### EXERCISE GOAL
Look through the entries and count each line that includes the string "last". Reply with the number alone.

### MATERIAL FOR THIS EXERCISE
# scroll-tech/zkevm-circuits

Measured on AMD Instinct MI355X. Metric: SuperCircuit-shape proof-gen wall-clock (s) at k = 20, lower is better.
Workload: dtype u32x8 limbs (254-bit modular integer, Montgomery)

## Files before the change

### zkevm-circuits_amd/csrc/ntt.hip

```cpp
#include "ctx.hpp"
#include "ff29.hip.hpp"

namespace zk {

constexpr int NTT_MAX_DIGIT = 10;
constexpr int NTT_TILE = 4096;
constexpr int NTT_THREADS = 1024;
constexpr int NTT_LDS_BYTES_PER_ELT = 36;

struct Tw29;

constexpr int NTT_BATCH = 16;
struct NttIo { const Fr* src[NTT_BATCH]; Fr* dst[NTT_BATCH]; };

struct NttPass {
    int log_np;
    int log_m;
    const Tw29* tw;
    const Fr* out_tw = nullptr;
};

struct NttDomain {
    uint32_t log_n = 0;
    int npass = 0;
    NttPass pass[3];
    int h = 0;
    Fr* d_lo = nullptr;
    Fr* d_hi = nullptr;
    Fr* d_tw[3] = {nullptr, nullptr, nullptr};
    Tw29* d_tw29[3] = {nullptr, nullptr, nullptr};
    Fr* d_out_tw[2] = {nullptr, nullptr};
    Fr final_mul;
    bool fin_folded = false;
    ~NttDomain() {
        if (d_lo) (void)hipFree(d_lo);
        if (d_hi) (void)hipFree(d_hi);
        for (auto p : d_tw) if (p) (void)hipFree(p);
        for (auto p : d_tw29) if (p) (void)hipFree((void*)p);
        for (auto p : d_out_tw) if (p) (void)hipFree(p);
    }
};

__device__ __forceinline__ uint32_t bitrev(uint32_t x, int bits) { return bits ? (__brev(x) >> (32 - bits)) : 0u; }

__host__ __device__ __forceinline__ Fr to_rprime(Fr x) {
#pragma unroll
    for (int i = 0; i < 5; ++i) x = dbl(x);
    return x;
}

struct Lds29 {
    uint32_t* p;
    int stride;
    __device__ __forceinline__ Fr29 load(int idx) const {
        Fr29 r;
#pragma unroll
        for (int k = 0; k < 9; ++k) r.l[k] = p[k * stride + idx];
        return r;
    }
    __device__ __forceinline__ void store(int idx, const Fr29& v) const {
#pragma unroll
        for (int k = 0; k < 9; ++k) p[k * stride + idx] = v.l[k];
    }
};

__global__ void k_powers(Fr base, Fr mul, Fr* out, uint32_t count, int rprime) {
    uint32_t j = blockIdx.x * blockDim.x + threadIdx.x;
    if (j >= count) return;
    Fr r = mul, b = base;
    uint32_t e = j;
    while (e) {
        if (e & 1) r = r * b;
        b = sqr(b);
        e >>= 1;
    }
    stg(out + j, rprime ? to_rprime(r) : r);
}

__device__ __forceinline__ Fr two_level(const Fr* __restrict__ lo, const Fr* __restrict__ hi, int h, uint32_t e) {
    return ldg(lo + (e & ((1u << h) - 1))) * ldg(hi + (e >> h));
}
__device__ __forceinline__ Fr29 two_level29(const Fr* __restrict__ lo, const Fr* __restrict__ hi, int h, uint32_t e) {
    return mul29(unpack29<Fr29P>(ldg(lo + (e & ((1u << h) - 1)))), unpack29<Fr29P>(ldg(hi + (e >> h))));
}

__global__ void k_build_out_twiddles(Fr* __restrict__ out_tw, const Fr* __restrict__ lo, const Fr* __restrict__ hi, int h, int log_np, int log_m, int tw_shift, uint64_t n,
                                     Fr fin, int apply_fin) {
    const uint64_t g = (uint64_t)blockIdx.x * blockDim.x + threadIdx.x;
    if (g >= n) return;
    const uint64_t m = 1ull << log_m;
    const uint32_t jpp = (uint32_t)(g & (m - 1)), d = (uint32_t)(g >> log_m) & ((1u << log_np) - 1);
    Fr29 v = two_level29(lo, hi, h, (jpp * d) << tw_shift);
    if (apply_fin) v = mul29(v, unpack29<Fr29P>(fin));
    stg(out_tw + g, pack29_lt2p(v));
}

__device__ __forceinline__ void bfly29(Fr29& u, Fr29& x, const Fr29& w) {
    const Fr29 v = mul29(x, w);
    Fr29 a0 = add29(u, v), a1 = sub29k<4>(u, v);
    normalize29(a0);
    normalize29(a1);
    u = a0;
    x = a1;
}
struct Tw29 { uint4 q[3]; };
__device__ __forceinline__ Fr29 tw29(const Tw29* __restrict__ tw, uint32_t idx) {
    const uint4 a = tw[idx].q[0], b = tw[idx].q[1], c = tw[idx].q[2];
    return Fr29{{a.x, a.y, a.z, a.w, b.x, b.y, b.z, b.w, c.x}};
}
__global__ void k_split_twiddles(const Fr* __restrict__ in, Tw29* __restrict__ out, uint32_t count) {
    const uint32_t i = blockIdx.x * blockDim.x + threadIdx.x;
    if (i >= count) return;
    const Fr29 v = unpack29<Fr29P>(ldg(in + i));
    out[i].q[0] = make_uint4(v.l[0], v.l[1], v.l[2], v.l[3]);
    out[i].q[1] = make_uint4(v.l[4], v.l[5], v.l[6], v.l[7]);
    out[i].q[2] = make_uint4(v.l[8], 0u, 0u, 0u);
}
__device__ __forceinline__ void bfly29_lazy(Fr29& u, Fr29& x, const Fr29& w) {
    const Fr29 v = mul29(x, w);
    const Fr29 a0 = add29(u, v), a1 = sub29k<2>(u, v);
    u = a0;
    x = a1;
}
template <int R>
__device__ __forceinline__ void dit_step(Fr29 (&e)[4], const Tw29* __restrict__ tw, int log_np, int s, int j) {
    const Fr29 w0 = tw29(tw, (uint32_t)j << (log_np - 1 - s));
    bfly29_lazy(e[0], e[1], w0);
    if (R == 2) {
        bfly29_lazy(e[2], e[3], w0);
        bfly29_lazy(e[0], e[2], tw29(tw, (uint32_t)j << (log_np - 2 - s)));
        bfly29_lazy(e[1], e[3], tw29(tw, (uint32_t)(j + (1 << s)) << (log_np - 2 - s)));
        normalize29(e[2]);
        normalize29(e[3]);
    }
    normalize29(e[0]);
    normalize29(e[1]);
}
__device__ __forceinline__ void bfly29_one(Fr29& u, Fr29& x) {
    Fr29 a0 = add29(u, x), a1 = sub29k<4>(u, x);
    normalize29(a0);
    normalize29(a1);
    u = a0;
    x = a1;
}
template <int R>
__device__ __forceinline__ void dit_first_step(Fr29 (&e)[4], const Tw29* __restrict__ tw, int log_np) {
    bfly29_one(e[0], e[1]);
    if (R == 2) {
        bfly29_one(e[2], e[3]);
        bfly29_one(e[0], e[2]);
        bfly29(e[1], e[3], tw29(tw, 1u << (log_np - 2)));
    }
}

__global__ void __launch_bounds__(NTT_THREADS)
k_ntt_pass(NttIo io, const Tw29* __restrict__ tw, const Fr* __restrict__ lo,
           const Fr* __restrict__ hi, int h, int log_np, int log_t, int log_m, int tw_shift, const Fr* __restrict__ pre,
           const Fr* __restrict__ out_tw, uint32_t ncols, int xcd_cols) {
    extern __shared__ __attribute__((aligned(16))) uint32_t smem[];
    uint32_t tile_id, col;
    if (xcd_cols) { const uint32_t slot = blockIdx.x >> 3; col = slot % ncols; tile_id = (slot / ncols) * 8u + (blockIdx.x & 7u); }
    else { col = blockIdx.x % ncols; tile_id = blockIdx.x / ncols; }
    const Fr* __restrict__ src = io.src[col];
    Fr* __restrict__ dst = io.dst[col];
    const int tile = 1 << (log_np + log_t);
    Lds29 L{smem, tile};
    const int T = 1 << log_t;
    const uint64_t m = 1ull << log_m;
    const uint32_t tiles_per_hi = (uint32_t)(m >> log_t);
    const uint32_t hi_idx = tile_id / tiles_per_hi, blk = tile_id % tiles_per_hi;
    const uint64_t base = ((uint64_t)hi_idx << (log_np + log_m)) + ((uint64_t)blk << log_t);

    for (int s = 0; s < log_np;) {
        const int r = ((log_np - s) & 1) ? 1 : 2;
        const bool first = s == 0, last = s + r == log_np;
        const int hgt = 1 << s, items = tile >> r;
        for (int it = threadIdx.x; it < items; it += blockDim.x) {
            const int c = it & (T - 1), b = it >> log_t;
            const int j = b & (hgt - 1);
            const int lo_d = ((b >> s) << (s + r)) | j;
            Fr29 e[4];
#pragma unroll
            for (int k = 0; k < 4; ++k) {
                if (k >= (1 << r)) break;
                const int dl = lo_d + k * hgt;
                if (first) {
                    const uint64_t gi = base + (uint64_t)bitrev(dl, log_np) * m + c;
                    e[k] = unpack29<Fr29P>(ldg(src + gi));
                    if (pre) e[k] = mul29(e[k], unpack29<Fr29P>(ldg(pre + gi)));
                } else {
                    e[k] = L.load((dl << log_t) | c);
                }
            }
            if (first) { if (r == 2) dit_first_step<2>(e, tw, log_np); else dit_first_step<1>(e, tw, log_np); }
            else if (r == 2) dit_step<2>(e, tw, log_np, s, j);
            else dit_step<1>(e, tw, log_np, s, j);
#pragma unroll
            for (int k = 0; k < 4; ++k) {
                if (k >= (1 << r)) break;
                const int dl = lo_d + k * hgt;
                if (last) {
                    const uint32_t jpp = (blk << log_t) + c;
                    const uint64_t go = base + (uint64_t)dl * m + c;
                    const Fr29 v = mul29(e[k], out_tw ? unpack29<Fr29P>(ldg(out_tw + go)) : two_level29(lo, hi, h, (jpp * (uint32_t)dl) << tw_shift));
                    stg(dst + go, pack29_raw(v));
                } else {
                    L.store((dl << log_t) | c, e[k]);
                }
            }
        }
        s += r;
        if (s < log_np) __syncthreads();
    }
}
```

### ANSWER SECTION
2